• WHAT YOU NEED TO DO:
Find the word "void" in the listing below. Copy every line that has it.

● ● ● ● ● ● ●

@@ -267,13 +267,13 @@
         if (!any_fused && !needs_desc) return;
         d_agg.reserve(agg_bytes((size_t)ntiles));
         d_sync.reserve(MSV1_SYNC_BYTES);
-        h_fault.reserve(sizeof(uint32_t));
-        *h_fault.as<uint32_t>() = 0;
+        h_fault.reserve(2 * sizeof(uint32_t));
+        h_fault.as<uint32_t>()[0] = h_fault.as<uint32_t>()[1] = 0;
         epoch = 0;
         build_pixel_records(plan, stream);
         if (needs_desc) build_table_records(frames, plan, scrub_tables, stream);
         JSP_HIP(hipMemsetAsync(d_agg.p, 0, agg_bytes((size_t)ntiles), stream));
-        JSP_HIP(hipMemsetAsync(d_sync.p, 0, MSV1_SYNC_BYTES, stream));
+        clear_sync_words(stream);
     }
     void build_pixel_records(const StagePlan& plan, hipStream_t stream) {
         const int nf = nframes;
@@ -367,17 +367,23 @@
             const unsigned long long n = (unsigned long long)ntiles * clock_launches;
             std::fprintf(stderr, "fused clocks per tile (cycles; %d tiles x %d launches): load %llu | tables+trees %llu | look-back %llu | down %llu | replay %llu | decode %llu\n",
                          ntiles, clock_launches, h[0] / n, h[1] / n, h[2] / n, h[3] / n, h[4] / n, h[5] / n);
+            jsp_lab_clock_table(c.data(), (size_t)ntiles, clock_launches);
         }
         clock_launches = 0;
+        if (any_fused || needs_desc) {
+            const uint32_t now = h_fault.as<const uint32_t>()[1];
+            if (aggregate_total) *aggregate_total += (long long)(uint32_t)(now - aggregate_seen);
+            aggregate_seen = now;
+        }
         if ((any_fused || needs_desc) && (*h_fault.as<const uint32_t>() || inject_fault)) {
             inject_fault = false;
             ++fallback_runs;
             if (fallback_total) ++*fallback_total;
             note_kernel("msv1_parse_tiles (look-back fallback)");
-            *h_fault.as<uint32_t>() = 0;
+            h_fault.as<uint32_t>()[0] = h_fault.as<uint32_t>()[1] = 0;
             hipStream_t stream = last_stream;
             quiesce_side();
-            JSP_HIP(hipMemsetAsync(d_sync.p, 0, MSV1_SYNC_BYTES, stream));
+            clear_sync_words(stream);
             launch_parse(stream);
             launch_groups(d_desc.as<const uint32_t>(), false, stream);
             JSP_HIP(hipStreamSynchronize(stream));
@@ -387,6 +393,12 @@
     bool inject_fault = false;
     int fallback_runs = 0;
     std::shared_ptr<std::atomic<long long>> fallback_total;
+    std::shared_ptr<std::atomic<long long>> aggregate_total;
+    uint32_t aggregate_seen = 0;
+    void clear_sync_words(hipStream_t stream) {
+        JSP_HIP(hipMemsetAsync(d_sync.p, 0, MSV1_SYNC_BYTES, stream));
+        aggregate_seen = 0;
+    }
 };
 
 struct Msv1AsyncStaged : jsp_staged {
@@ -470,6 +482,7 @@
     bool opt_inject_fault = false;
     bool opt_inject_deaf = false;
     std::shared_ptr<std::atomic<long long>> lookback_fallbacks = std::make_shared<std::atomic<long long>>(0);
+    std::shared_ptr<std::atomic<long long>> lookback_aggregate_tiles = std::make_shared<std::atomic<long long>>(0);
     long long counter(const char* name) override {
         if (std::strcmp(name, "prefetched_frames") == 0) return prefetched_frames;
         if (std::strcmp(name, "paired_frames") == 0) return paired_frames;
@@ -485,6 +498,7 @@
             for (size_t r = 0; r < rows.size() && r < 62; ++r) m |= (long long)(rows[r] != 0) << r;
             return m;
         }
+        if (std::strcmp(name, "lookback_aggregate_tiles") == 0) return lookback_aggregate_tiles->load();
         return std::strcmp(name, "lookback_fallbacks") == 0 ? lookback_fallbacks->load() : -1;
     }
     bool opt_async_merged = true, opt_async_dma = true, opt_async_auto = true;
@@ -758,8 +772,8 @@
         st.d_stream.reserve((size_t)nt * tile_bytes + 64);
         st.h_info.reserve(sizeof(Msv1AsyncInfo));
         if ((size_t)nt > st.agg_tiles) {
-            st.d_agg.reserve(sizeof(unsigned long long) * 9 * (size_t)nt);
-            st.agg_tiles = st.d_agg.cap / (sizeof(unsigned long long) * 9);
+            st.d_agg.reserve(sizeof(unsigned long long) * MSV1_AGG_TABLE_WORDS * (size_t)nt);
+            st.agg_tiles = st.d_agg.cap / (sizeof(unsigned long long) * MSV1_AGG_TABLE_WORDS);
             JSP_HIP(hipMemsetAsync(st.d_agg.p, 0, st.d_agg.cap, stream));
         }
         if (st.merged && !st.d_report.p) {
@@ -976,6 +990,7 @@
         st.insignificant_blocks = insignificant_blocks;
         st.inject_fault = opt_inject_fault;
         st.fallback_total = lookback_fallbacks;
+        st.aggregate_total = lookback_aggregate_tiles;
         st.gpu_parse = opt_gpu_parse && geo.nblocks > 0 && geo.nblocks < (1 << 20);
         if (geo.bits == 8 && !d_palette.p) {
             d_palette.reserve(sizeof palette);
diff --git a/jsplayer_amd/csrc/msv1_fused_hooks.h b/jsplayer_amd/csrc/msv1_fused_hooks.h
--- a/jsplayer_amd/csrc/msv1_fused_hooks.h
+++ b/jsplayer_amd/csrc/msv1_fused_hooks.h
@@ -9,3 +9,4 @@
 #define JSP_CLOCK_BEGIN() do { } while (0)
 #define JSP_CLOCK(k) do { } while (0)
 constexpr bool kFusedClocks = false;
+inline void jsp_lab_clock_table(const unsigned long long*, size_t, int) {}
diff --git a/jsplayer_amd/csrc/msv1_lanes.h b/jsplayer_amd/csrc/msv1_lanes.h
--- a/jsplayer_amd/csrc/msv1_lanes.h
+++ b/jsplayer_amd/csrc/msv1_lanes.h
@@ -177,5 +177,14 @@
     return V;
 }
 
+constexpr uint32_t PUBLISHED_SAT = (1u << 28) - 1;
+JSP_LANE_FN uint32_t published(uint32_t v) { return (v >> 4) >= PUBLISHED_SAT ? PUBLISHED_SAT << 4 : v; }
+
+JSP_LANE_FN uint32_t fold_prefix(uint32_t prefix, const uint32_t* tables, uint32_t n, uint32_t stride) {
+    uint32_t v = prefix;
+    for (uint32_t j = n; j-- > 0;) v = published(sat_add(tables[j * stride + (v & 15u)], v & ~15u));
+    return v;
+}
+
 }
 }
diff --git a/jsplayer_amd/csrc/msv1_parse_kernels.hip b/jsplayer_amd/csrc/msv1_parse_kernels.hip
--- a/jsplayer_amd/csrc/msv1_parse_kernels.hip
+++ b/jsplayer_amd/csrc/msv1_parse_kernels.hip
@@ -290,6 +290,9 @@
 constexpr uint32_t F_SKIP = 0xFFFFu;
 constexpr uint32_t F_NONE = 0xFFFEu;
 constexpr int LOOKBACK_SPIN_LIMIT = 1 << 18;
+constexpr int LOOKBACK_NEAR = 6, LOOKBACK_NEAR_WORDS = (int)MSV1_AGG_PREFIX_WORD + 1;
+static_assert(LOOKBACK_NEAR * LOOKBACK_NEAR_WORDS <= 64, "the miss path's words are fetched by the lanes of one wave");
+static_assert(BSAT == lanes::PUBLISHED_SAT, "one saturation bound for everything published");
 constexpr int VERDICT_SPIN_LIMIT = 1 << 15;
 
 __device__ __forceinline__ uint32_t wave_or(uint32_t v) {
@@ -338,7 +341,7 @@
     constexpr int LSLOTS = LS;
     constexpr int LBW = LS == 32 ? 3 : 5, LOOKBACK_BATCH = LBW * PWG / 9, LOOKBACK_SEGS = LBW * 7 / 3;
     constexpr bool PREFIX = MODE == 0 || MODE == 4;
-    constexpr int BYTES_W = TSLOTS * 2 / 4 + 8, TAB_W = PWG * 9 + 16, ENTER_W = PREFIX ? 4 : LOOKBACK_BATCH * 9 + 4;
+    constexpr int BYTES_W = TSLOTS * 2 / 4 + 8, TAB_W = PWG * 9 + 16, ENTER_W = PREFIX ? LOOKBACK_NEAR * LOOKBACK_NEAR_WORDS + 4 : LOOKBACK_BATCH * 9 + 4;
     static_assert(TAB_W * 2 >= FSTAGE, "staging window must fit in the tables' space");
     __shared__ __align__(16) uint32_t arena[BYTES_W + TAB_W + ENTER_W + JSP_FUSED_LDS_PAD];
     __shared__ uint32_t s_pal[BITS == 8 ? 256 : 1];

● ● ● ● ● ● ●

• WRITTEN REPLY:
     void build_pixel_records(const StagePlan& plan, hipStream_t stream) {
+    void clear_sync_words(hipStream_t stream) {
+inline void jsp_lab_clock_table(const unsigned long long*, size_t, int) {}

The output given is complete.